Appreciation of Currency occurs when the value of the currency in a
floating exchange rate system increases.
This occurs when:
1. Increase in Demand for Dollars
a. Increase in European Tourism
b. Increase in Demand from European for US products
2. Decrease in Supply for Dollars
a. Fed Reserve tightens interest rates
b. Increases Reserve Requirements
We will look at additional reasons for Appreciation & Depreciation of
Currencies later.

Appreciation & Depreciation of Currency


Depreciation of Currency occurs when the value of the currency in a
floating exchange rate system decreases.
This occurs when:
1. Decrease in the Demand for Dollars
a. Decrease in imports from the Euro zone
b. Decrease in the amount of European tourists visiting the USA.
2. Increase in Supply of Dollars
a. Fed lowers interest rates
b. Fed decreases the reserve requirement

Example:
There is a significant
increase in the amount of
European Tourists
visiting the USA.
Due to a change in
consumer preferences in
the Europe there is an
increase in Demand for
US products

Tourism: when European come to the USA they Supply Euros to the market
(Increase in Supply of Euros) and Demand Dollars (Increase in Demand for $).
Imports: when Europeans import US products they pay for them in dollars.
Europeans Supply Euros to the market and Demand dollars in return.
Result is an Appreciation of the US $ and a Depreciation of the Euro.

Causes of Changes in Exchange Rates


Foreign Demand for a Countrys Exports:
If there is an increase in Demand for Tanzanian exports, the Demand for
the Tsh will increase resulting in an Appreciation of the Tsh.

Domestic Demand for Imports:


If there is an increase in Demand for foreign goods/imports from
Tanzania, Tanzania will Supply Tsh to the market (increase in supply of
Tsh) and demand the foreign currency. This results in a Depreciation of
the Tsh.

Relative Interest Rate:


If Tanzania had higher the Interest Rate within a country the more
attractive it will be for financial investment.
Capital from abroad flows into the country
Foreigners Supply their currency to the market and Demand the Tsh.
Depreciation in Foreign currency and Appreciation in the Tsh.

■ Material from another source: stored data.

inline void win_emit_adds_op(std::string &s, const std::string &acc, const std::string &x, bool pair, float w, float *unit)
{
    const float mag = std::fabs(w);
    const char sign = std::signbit(w) ? '-' : '+';
    if (*unit == 0.0f) spec_append(s, "    %s = %s %c %s;\n", acc.c_str(), pair ? "Z2" : "0.0f", sign, x.c_str());
// ... 517 lines not shown
        src += "template <int QD> __device__ __forceinline__ void vw_taps_of_channel(int pc, vw_lchar *const (&b)[2][VW_NBT], float (&o)[VW_M])\n{\n";
        const int nq = (t.C + nch - 1) / nch;
        for (int qd = 0; qd < nq; ++qd) {
            const int pair0 = (t.C % nch != 0 && qd == nq - 1) ? (t.C - nch) / 2 : qd * nch / 2;
            spec_append(src, "    %sif constexpr (QD == %d) {\n        switch (pc) {\n", qd ? "else " : "", qd);
            for (int pc = 0; pc < nch; ++pc)
                spec_append(src, "        %s %s(b, o, o); break;\n", pc + 1 < nch ? ("case " + std::to_string(pc) + ":").c_str() : "default:",
                            win_taps_channel_name(pair0 + pc / 2, pc & 1).c_str());
            src += "        }\n    }\n";
        }
        src += "}\n#define VW_TAPS_OF_CHANNEL(pc) vw_taps_of_channel<QD>(pc, b, o);\n#define VW_DISPATCH(pg) switch (pg) {";
        for (int qd = 0; qd < nq; ++qd) spec_append(src, " case %d: vw_span_qc<%d>(a, lds, stream, t_first, ntiles, flags, pace); break;", qd, qd);
        src += " default: break; }\n";
    } else if (g.split) {
        for (int ch = 0; ch < 2; ++ch) src += c.exact ? win_taps_function_exact(t, g, c.la, 0, ch) : win_taps_function(t, g, c.la, 0, ch, c.adds != 0);
        src += "template <int PG> __device__ void vw_taps_of(vw_lchar *const (&b)[2][VW_NBT], float (&o0)[VW_M], float (&o1)[VW_M]);      // (vw_span: not instantiated)\n";
        src += "#define VW_DISPATCH(pg) vw_span_s(a, lds, stream, t_first, ntiles, flags, pace);\n";
    } else {
        const bool merged = c.bc && !c.exact;
        for (int pg = 0; pg < t.C / 2; ++pg) src += c.exact ? (c.win_merged ? win_taps_function_exact_merged(t, g, c.la, pg) : win_taps_function_exact(t, g, c.la, pg)) : (merged ? win_taps_function_merged(t, g, c.la, pg, c.adds != 0) : win_taps_function(t, g, c.la, pg, -1, c.adds != 0));
        src += win_taps_dispatch(t);
    }
    src += fixed.substr(at + marker.size());
    return src;
}

inline SpecConfig win_config(const SpecTable &t, const WinGeom &g, const Tuning &tun, bool exact, bool bc)
{
    SpecConfig c;
    const int M = g.M;
    const bool split = g.split != 0, quad = g.quad != 0;
    c.nt = g.nt; c.win = M; c.win_g = g.G; c.win_lds = (int)g.lds_bytes(); c.win_q = g.quad; c.win_s = g.split;
    c.win_per_cu = win_workgroups_per_cu(g);
    c.rr = 0; c.pp = 0; c.dd = 0;
    c.exact = exact ? 1 : 0; c.bc = bc ? 1 : 0;
    c.la = tun.spec_la >= 0 ? tun.spec_la : ((split && M >= 64) ? (exact ? 3 : 2) : (M >= 32 ? 4 : 6));
    c.win_xpose = (split || quad) ? 0 : (tun.win_xpose_pairs != 0 ? 1 : 0);
    c.adds = (!exact && tun.win_adds != 0 && win_adds_ok(t)) ? 1 : 0;
    c.win_merged = (bc && exact && !split && !quad && tun.win_exact_merged != 0 && win_exact_merged_ok(t)) ? 1 : 0;
    if (split) {
        const int late = M >= 64 ? ((exact && !t.has_seg) ? M / 8 : M / 4 - 1) : 0;
        c.win_late = std::min(std::max(tun.win_split_late >= 0 ? tun.win_split_late : late, 0), M / 4 - 1);
    }
    c.win_stamps = std::min(std::max(tun.win_stamps, 0), 4096);
    c.win_stamp_phases = tun.win_stamp_phases != 0 ? 1 : 0;
    c.win_stamp_wave = std::max(0, tun.win_stamp_wave);
    return c;
}

inline bool win_pick_config(const SpecTable &t, const Tuning &tun, size_t lds_limit, int M, bool small_tiles, bool bc, SpecConfig *out,
                            const std::function<bool(const SpecConfig &)> &rejected, int quad, bool split, bool exact)
{
    static const int kShapes[] = {512, 384, 256, 192, 128, 64};
    const int nt_env = tun.spec_nt, g_env = tun.win_g;
    int best_waves = 0;
    for (int k = 0; k < 6; ++k) {
        const int nt = nt_env > 0 ? nt_env : kShapes[k];
        if (nt_env <= 0 && nt > 256 && quad < 2 && !split) continue;
        if (nt_env <= 0 && nt == 384) continue;
        if (small_tiles && nt_env <= 0 && nt > (quad ? 256 * quad : (split ? tun.win_split_small_nt : 128))) continue;
        for (int G : {8, 4}) {
            if (g_env > 0) G = g_env;
            WinGeom g;
            if (win_geometry(t, M, nt, G, bc, lds_limit, &g, quad, split)) {
                const int waves = win_workgroups_per_cu(g) * (nt / 64);
                if (waves > best_waves) {
                    SpecConfig c = win_config(t, g, tun, exact, bc);
                    if (rejected && rejected(c)) {
                        if (!c.win_xpose) {
                            bool found = false;
                            if (split && M >= 64 && tun.spec_la < 0)
                                while (!found && c.la > 1) { c.la -= 1; found = !rejected(c); }
                            if (!found) continue;
                            best_waves = waves;
                            *out = c;
                            continue;
                        }
                        bool found = false;
                        if (c.la > 3 && tun.spec_la < 0) {
                            c.la -= 1;
                            found = !rejected(c);
                            if (!found) c.la += 1;
                        }
                        if (!found) {
                            c.win_xpose = 0;
                            if (rejected(c)) continue;
                        }
                    }
                    best_waves = waves;
                    *out = c;
                }
            }
            if (g_env > 0) break;
        }
        if (nt_env > 0) break;
    }
    return best_waves > 0;
}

Investment from Abroad (Foreign Investment):


A Decrease in Foreign Direct Investment from abroad to Tanzania
Decrease in Demand for Tsh
Depreciation of the Tsh

Relative Rate of Inflation:


Tanzania Inflation Rate increase from 8% to 20%
Kenyas Inflation Rate decreases from 10% to 8%
The effect on currency is:
Decrease in Demand for Tanzanian Exports due to it becoming more
expensive to foreign countries - increase in price of exports.
Increase in Demand for Kenyan Imports due to cheaper prices.
Decrease in Demand (Left Shift) for the Tsh - Depreciation in the Tsh
Increase in Supply (Right shift) of Tsh due to increase in Imports Depreciation of Tsh.

Changes in Income:
If income levels increase in Tanzania relative to other countries then
Tanzania residents will Demand more Imports.
Increase in Imports - Increase in Supply of Tsh to purchase imports Depreciation of the Tsh.

Speculation:
If Currency Traders expect a currency to appreciate this result in
increased Demand for the currency and contributes to the Appreciation of
the currency.
Vice Versa.

Summary
1. As Demand for a countrys exports increases, its currency appreciates.
2. As a countrys imports increase, its currency depreciates.
3. A countrys interest rates and the value of the currency change in the
same direction.
4. Increase in Interest Rates - Appreciation of the currency
5. Decrease in Interest Rates - Depreciation of the currency
6. Higher Inflation Rate in a country relative to another leads to currency
Depreciation.
7. An Increase in Foreign Investment from abroad results in currency
Appreciation.
8. A countrys level of Income relative to other countries causes the value of
the currency to change in opposite directions.